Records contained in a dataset
BEGIN

# supranational/sppark

Hardware: AMD Instinct MI355X
Metric: MSM points/sec (BLS12-381 G1, 2^26 points) (higher is better)
Workload: dtype u32

## Files before the change

### sppark_amd/csrc/msm/msm_driver.hpp

```cpp
#pragma once
#include "msm_kernels.hpp"
#include "msm_coop_kernels.hpp"
#include "msm_plan.hpp"
#include "../ec/jacobian_host.hpp"
#include "../util/runtime.hpp"
#include <algorithm>
#include <cmath>
#include <map>
#include <mutex>
#include <vector>

namespace sppark_amd {

template<class FD, class FH, class FRp>
class msm_t {
public:
    typedef FD fp_d;
    static constexpr bool G2_COOP_BUILT = field_is_internal<FD>::value && !field_is_montx<FD>::value;
    typedef mont_dev<FRp> fr_d;
    typedef FH fp_h;
    typedef typename xyzz_dev<fp_d>::mem_t bucket_t;
    typedef jacobian_host<fp_h> point_t;
    static constexpr int STD_WORDS = sizeof(FH) / 4;
    static constexpr size_t FP_BYTES = sizeof(FH);
// ... 248 lines not shown
    {
        if (tune.wbits) return std::min(26u, std::max(8u, tune.wbits));
        unsigned w = 0; double best = 0;
        for (unsigned c = 8; c <= 26; c++) {
            const double cost = (double)((FRp::NBITS - 1) / c + 1) * (double)np + 3.0 * (double)((size_t)1 << (c - 1));
            if (w == 0 || cost < best) { best = cost; w = c; }
        }
        return w;
    }
    void preload(const void* points, size_t np, size_t ffi_affine_sz, bool fixed_base = false)
    {
        HIP_OK(hipSetDevice(gpu->hip_id));
        HIP_OK(hipStreamSynchronize(stream));
        join_default_stream();
        if (np != 0 && (points == nullptr || ffi_affine_sz < 2 * FP_BYTES || np > (1u << 31))) HIP_OK(hipErrorInvalidValue);
        if (np != 0 && fixed_base && !MONTX) HIP_OK(hipErrorNotSupported);
        if (np != 0 && fixed_base && (tune.wbits || np >= FIXED_BASE_MIN)
            && (size_t)((FRp::NBITS - 1) / fixed_base_width(np) + 1) * np >= ((size_t)1 << 31)) HIP_OK(hipErrorInvalidValue);
        if (pre_points) { HIP_OK(hipFree(pre_points)); pre_points = nullptr; pre_n = pre_stride = 0; }
        pre_fb_wbits = pre_fb_nwins = 0;
        if (np == 0) return;
        if (fixed_base && !MONTX) HIP_OK(hipErrorNotSupported);
        if (fixed_base && !tune.wbits && np < FIXED_BASE_MIN) fixed_base = false;
        unsigned fb_w = 0, fb_nw = 1;
        if (fixed_base) {
            fb_w = fixed_base_width(np);
            fb_nw = (FRp::NBITS - 1) / fb_w + 1;
            fb_w = FRp::NBITS / fb_nw + (FRp::NBITS % fb_nw ? 1 : 0);
            if ((size_t)fb_nw * np >= ((size_t)1 << 31)) HIP_OK(hipErrorInvalidValue);
        }
        if (points == nullptr || ffi_affine_sz < 2 * FP_BYTES || np > (1u << 31)) HIP_OK(hipErrorInvalidValue);
        struct dev_buf {
            unsigned char* p = nullptr;
            ~dev_buf() { if (p) (void)hipFree(p); }
        } staging;
        try {
            if constexpr (INTERNAL) {
                const unsigned char* src = (const unsigned char*)points;
                if (!is_device_pointer(points)) {
                    HIP_OK(hipMalloc((void**)&staging.p, np * ffi_affine_sz));
                    HIP_OK(hipMemcpyAsync(staging.p, points, np * ffi_affine_sz, hipMemcpyHostToDevice, stream));
                    src = staging.p;
                }
                HIP_OK(dev_scratch_pool::malloc_or_drain((void**)&pre_points, (size_t)fb_nw * np * conv_stride()));
                launch_convert(pre_points, src, (unsigned)np, ffi_affine_sz);
                if constexpr (MONTX) if (fixed_base) {
                    hipLaunchKernelGGL(k_fixed_base_table<fp_d>, dim3((unsigned)((np + 255) / 256)), dim3(256), 0, stream,
                                       pre_points, (unsigned)np, fb_nw, (unsigned)FRp::NBITS);
                    HIP_OK(hipGetLastError());
                }
            } else {
                HIP_OK(hipMalloc((void**)&pre_points, np * ffi_affine_sz));
                HIP_OK(hipMemcpyAsync(pre_points, points, np * ffi_affine_sz,
                                      is_device_pointer(points) ? hipMemcpyDeviceToDevice : hipMemcpyHostToDevice, stream));
            }
            HIP_OK(hipStreamSynchronize(stream));
        } catch (...) {
            if (pre_points) { (void)hipFree(pre_points); pre_points = nullptr; }
            throw;
        }
        pre_n = np; pre_stride = ffi_affine_sz;
        if (fixed_base) { pre_fb_wbits = fb_w; pre_fb_nwins = fb_nw; }
    }
    unsigned fixed_base_windows() const { return pre_fb_nwins; }
    size_t preloaded() const { return pre_n; }
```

END

EXERCISE INSTRUCTIONS: Go through the records above and return every line that holds the string "static".

EXPECTED ANSWER:
    static constexpr bool G2_COOP_BUILT = field_is_internal<FD>::value && !field_is_montx<FD>::value;
    static constexpr int STD_WORDS = sizeof(FH) / 4;
    static constexpr size_t FP_BYTES = sizeof(FH);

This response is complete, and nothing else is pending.